One of her final musical releases was a duet with her friend Danijel Alibabić. The song entitled "Supica" was released in July 2009. The music video was filmed a few months later and was released on 9 January 2010, two months before Pajčin's death. Alibabić later wrote a song called "Pjesma za Kseniju" (Song For Ksenija) and released it in 2011 as a tribute.

===Death and aftermath===
Ksenija and her boyfriend of nearly two years Filip Kapisoda were seriously injured and nearly died in a car accident on 28 January 2010, just 47 days before they died in a murder–suicide. On 16 March 2010, the bodies of the 32-year-old singer and her boyfriend were found in her apartment in the Belgrade neighborhood of Voždovac. Both had gunshot wounds to the head. Police suspected a murder–suicide, with Kapisoda as the shooter. Police were called to the house several nights earlier as the couple were reported by neighbors because Kapisoda had broken into Pajčin's apartment, knocking down the door.

Early investigation reports stated that the dead bodies were discovered by the singer's mother, and that the gun used in the homicide was found next to Kapisoda's body. It is believed that the motive for the murder–suicide was jealousy. Bojana Ranković, the main investigator for the murder of Pajčin, said that she was warned through a text message that Kapisoda would kill her. In addition, the pistol used by Kapisoda was not his own, leading investigators to believe that someone else may have been involved.

Pajčin was buried in a white coffin on 20 March 2010 in the cemetery Novo groblje in Belgrade, the day after Filip's funeral (which was attended by their mutual friend, singer Goga Sekulić). Her funeral was attended by Goca Tržan, Mira Škorić, Romana Panić, Ana Nikolić, Neda Ukraden, Bora Drljača, Indira Radić, Danijel Alibabić, Darko Kostić, Vanesa Šokčić, Saša Dragić, Marina Tucaković, and Nada Topčagić, among others.

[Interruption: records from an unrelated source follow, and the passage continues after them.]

template <int NW, int CH, int RPW>
static int launch_emit(kbbq_engine *e, int w, ReadsDev R, const uint64_t *mask, uint64_t mask_words, const uint64_t *kofs,
                       unsigned long long *inserted) {
    const BucketDev B = bucket_dev(e, w);
    const uint64_t n_tiles = (R.n_reads + 8 * RPW - 1) / (8 * RPW);
    const int grid = (int)std::min<uint64_t>(n_tiles, EMIT_GRID);
    const size_t lds = (size_t)8 * RPW * CH * 64 * 8;
    hipStream_t st = bucket_stream(e, w);
    Timed t(e, w ? "k_emit_trusted" : "k_emit_sampled", st);
#define KBBQ_EMIT(BYB)                                                                                                        \
    do {                                                                                                                      \
        const void *fn = (const void *)k_emit_marked<NW, CH, BYB, RPW, true, true>;                                            \
        size_t &raised = e->attr_lds_correct[fn];                                                                             \
        if (lds > 48 * 1024 && lds > raised) {                                                                                \
            HIP_TRY(hipFuncSetAttribute(fn, hipFuncAttributeMaxDynamicSharedMemorySize, (int)lds));                            \
            raised = lds;                                                                                                     \
        }                                                                                                                     \
        hipLaunchKernelGGL((k_emit_marked<NW, CH, BYB, RPW, true, true>), dim3(grid), dim3(BK_THREADS), lds, st, R, e->K,      \
                           e->filt[w].dev(), B, mask, mask_words, kofs, inserted);                                            \
    } while (0)
    if (w == 0) KBBQ_EMIT(false); else KBBQ_EMIT(true);
#undef KBBQ_EMIT
    HIP_TRY(hipGetLastError());
    return KBBQ_OK;
}

static int dispatch_emit(kbbq_engine *e, int w, int max_len, ReadsDev R, const uint64_t *mask, uint64_t mask_words, const uint64_t *kofs,
                         unsigned long long *inserted) {
    const int max_nk = std::max(1, max_len - e->p.k + 1);
    if (max_len <= 192) {
        if (max_nk <= 128) return launch_emit<3, 2, 4>(e, w, R, mask, mask_words, kofs, inserted);
        return launch_emit<3, 3, 4>(e, w, R, mask, mask_words, kofs, inserted);
    }
    if (max_len <= 320) return launch_emit<5, 5, 2>(e, w, R, mask, mask_words, kofs, inserted);
    return launch_emit<8, 8, 1>(e, w, R, mask, mask_words, kofs, inserted);
}

extern "C" {

int kbbq_sample_batch(kbbq_engine *e, const kbbq_reads *reads, uint64_t first_kmer_ordinal) {
    ENGINE_DEVICE(e);
    if (!e) return fail(KBBQ_EINVAL, "null engine");
    HostBatchDone host_done(e, reads);
    ReadsDev R; int max_len;
    int rc = device_view(e, reads, &R, &max_len, false);
    if (rc) return rc;
    const uint64_t *kofs; uint64_t n_draws;
    if ((rc = kmer_prefix(e, R, &kofs, &n_draws))) return rc;
    if (n_draws == 0) return KBBQ_OK;
    const bool overlap = reads->on_device && !e->opt.no_overlap;
    const int turn = overlap ? e->draw_turn : 0;
    const int slot = turn ? 13 : 0;
    if ((rc = ensure_scratch(e, slot, (n_draws / 64 + 2) * 8))) return rc;
    uint64_t *mask = (uint64_t *)e->scratch[slot];
    hipStream_t ds = overlap ? e->stream2 : e->stream;
    if (overlap) {
        e->draw_turn ^= 1;
        if (e->ins_pending[turn]) HIP_TRY(hipStreamWaitEvent(ds, e->ev_ins[turn], 0));
    }
    {
        Timed t(e, "k_draw_mask", ds);
        const uint64_t lanes = (n_draws + DRAWS_PER_LANE - 1) / DRAWS_PER_LANE;
        uint64_t st[4];
        xoshiro_state_at(e->p.seed, first_kmer_ordinal, st);
        hipLaunchKernelGGL(k_draw_mask, dim3((unsigned)((lanes + 255) / 256)), dim3(256), 0, ds,
                           st[0], st[1], st[2], st[3],
                           (uint64_t)0, n_draws, e->draw_threshold, e->draw_always ? 1 : 0, mask);
        HIP_TRY(hipGetLastError());
    }
    if (overlap) {
        HIP_TRY(hipEventRecord(e->ev_draw, ds));
        HIP_TRY(hipStreamWaitEvent(e->stream, e->ev_draw, 0));
    }
    if (max_len > kStagedMax) {
        Timed t(e, "k_insert_sampled_long");
        hipLaunchKernelGGL(k_insert_marked_long<false>, dim3(wave_grid(R.n_reads)), dim3(256), 0, e->stream, R, e->K, e->filt[0].dev(),
                           (const uint64_t *)mask, n_draws / 64 + 2, kofs, e->filt[0].d_inserted);
        HIP_TRY(hipGetLastError());
        rc = KBBQ_OK;
    } else if (bucket_on(e, 0)) {
        if ((rc = bucket_reserve(e, 0, (double)n_draws * std::min(1.0, e->p.alpha) * 1.01 + 4096.0, R.n_bases))) return rc;
        rc = dispatch_emit(e, 0, max_len, R, (const uint64_t *)mask, n_draws / 64 + 2, kofs, e->filt[0].d_inserted);
    } else {
        rc = dispatch_nw<LaunchSample>(max_len, e, R, (const uint64_t *)mask, n_draws / 64 + 2, kofs);
    }
    if (!rc) {
        HIP_TRY(hipEventRecord(e->ev_ins[turn], e->stream));
        e->ins_pending[turn] = true;
    }
    return rc;
}

int kbbq_sample_finish(kbbq_engine *e, uint64_t *inserted) {
    ENGINE_DEVICE(e);
    { int frc = bucket_flush_all(e); if (frc) return frc; }
    if (!e) return fail(KBBQ_EINVAL, "null engine");
    int rc = sync_engine(e);
    if (rc) return rc;
    if (inserted) HIP_TRY(hipMemcpy(inserted, e->filt[0].d_inserted, 8, hipMemcpyDeviceToHost));
    return KBBQ_OK;
}

int kbbq_compute_thresholds(kbbq_engine *e, const char *alpha_text, int32_t *thresholds_out, double *fpr_out,
                            char *p_text_out, size_t p_text_len) {
    ENGINE_DEVICE(e);
    { int frc = bucket_flush_all(e); if (frc) return frc; }
    if (!e || !alpha_text) return fail(KBBQ_EINVAL, "null argument");
    int rc = sync_engine(e);
    if (rc) return rc;
    uint64_t inserted = 0;
    HIP_TRY(hipMemcpy(&inserted, e->filt[0].d_inserted, 8, hipMemcpyDeviceToHost));
    if (inserted == 0) return fail(KBBQ_ESTATE, "no k-mers were sampled");
    double fpr = 0;
    std::string p_text;
    e->thresholds = thresholds_from_counts(e->p.k, e->filt[0].spec.bits, inserted, e->filt[0].spec.n_salt, alpha_text, &fpr, &p_text);
// ... 34 lines not shown
template <int NW> struct LaunchTrusted {
    static int go(kbbq_engine *e, ReadsDev R, uint32_t *take_bits, uint32_t *err_out, int max_len) {
        Thresholds thr;
        memset(&thr, 0, sizeof thr);
        for (size_t i = 0; i < e->thresholds.size() && i <= KBBQ_MAX_KMER; ++i) thr.v[i] = e->thresholds[i];
        HIP_TRY(hipMemsetAsync(e->d_tickets, 0, 4, e->stream));
        {
            Timed t(e, "k_infer");
            int edge = -1, pmask = 3;
            if (e->opt.infer_subset && !infer_subset_plan(e->thresholds, e->p.k, &edge, &pmask)) edge = -1;
            if (edge >= 0 && getenv("KBBQ_SUBSET_EDGE")) edge = atoi(getenv("KBBQ_SUBSET_EDGE"));
            if (edge >= 0 && getenv("KBBQ_SUBSET_PMASK")) pmask = atoi(getenv("KBBQ_SUBSET_PMASK"));
            const bool short_nk = std::max(1, max_len - e->p.k + 1) <= (NW - 1) * 64;
#define KBBQ_LAUNCH_INFER(NK_, SUB_)                                                                                              \
    hipLaunchKernelGGL((k_infer<NW, NK_, 1, SUB_>), dim3(wave_grid(R.n_reads, shared_cap(e, e->opt.infer_blocks))), dim3(256), 0, e->stream, R, e->K, e->filt[0].dev(), thr, \
                       take_bits, e->filt[1].d_inserted, err_out, e->d_qpresent, e->d_counters + 3, e->d_tickets, edge, pmask)
            if (edge >= 0) { if (short_nk) KBBQ_LAUNCH_INFER(NW - 1, true); else KBBQ_LAUNCH_INFER(NW, true); }
            else { if (short_nk) KBBQ_LAUNCH_INFER(NW - 1, false); else KBBQ_LAUNCH_INFER(NW, false); }
#undef KBBQ_LAUNCH_INFER
            HIP_TRY(hipGetLastError());
        }
        if (bucket_on(e, 1)) {
            const bool side = e->opt.pass2_side != 0 && !e->opt.no_overlap;
            e->bk.stream[1] = side ? e->stream2 : e->stream;
            if (side) {
                HIP_TRY(hipEventRecord(e->ev_infer, e->stream));
                HIP_TRY(hipStreamWaitEvent(e->stream2, e->ev_infer, 0));
                e->cur_slot_side = true;
            }
            bucket_poll_estimate(e);
            e->bk.frac_used = e->bk.frac_trusted;
            int rc = bucket_reserve(e, 1, (double)R.n_bases * e->bk.frac_trusted + 4096.0, R.n_bases);
            if (rc) return rc;
            return dispatch_emit(e, 1, max_len, R, (const uint64_t *)take_bits, R.n_bases / 64 + 2, (const uint64_t *)nullptr,
                                 (unsigned long long *)nullptr);
        }
        {
            Timed t(e, "k_insert_trusted");
            hipLaunchKernelGGL((k_insert_marked<NW, true>), dim3(wave_grid(R.n_reads)), dim3(256), 0, e->stream, R, e->K,
                               e->filt[1].dev(), (const uint64_t *)take_bits, R.n_bases / 64 + 2,
                               (const uint64_t *)nullptr, (unsigned long long *)nullptr);
            HIP_TRY(hipGetLastError());
        }
        return KBBQ_OK;
    }
};
extern "C" {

Her grave has been desecrated three times since the burial. The first time was in April 2012 and again in November that same year by an unknown person. The picture on her tombstone was broken, evidently by a hammer. The grave was vandalized a third time in February 2013, when an unknown person again broke the picture on her headstone, scattered the flowers that had been placed at her grave and broke the candle holders next to her grave.

==Discography==

===Studio albums===
- Too hot to handle (1997)
- Extreme (2001)
- Sigurna (2004)

===Compilations===
- Best of Xenia (2006)

===Non-album singles===
1. Divan dan (1998)
2. Plačem danima (2002)
3. Dečko mi je umoran (2006)
4. Nino (2006)
5. Why did you tell me that you love me feat. Shella da Blasian (2006)
6. Seks bombastik feat. Todor (2007)
7. Veštica (2007)
8. Pizza (2008)
9. Hajde, sestro feat. Indira Radić (2008)
10. Farsa (2009)
11. Brka (2009)
12. Supica feat. Danijel Alibabić (2009)
13. Požuri feat. MC Stojan (2009)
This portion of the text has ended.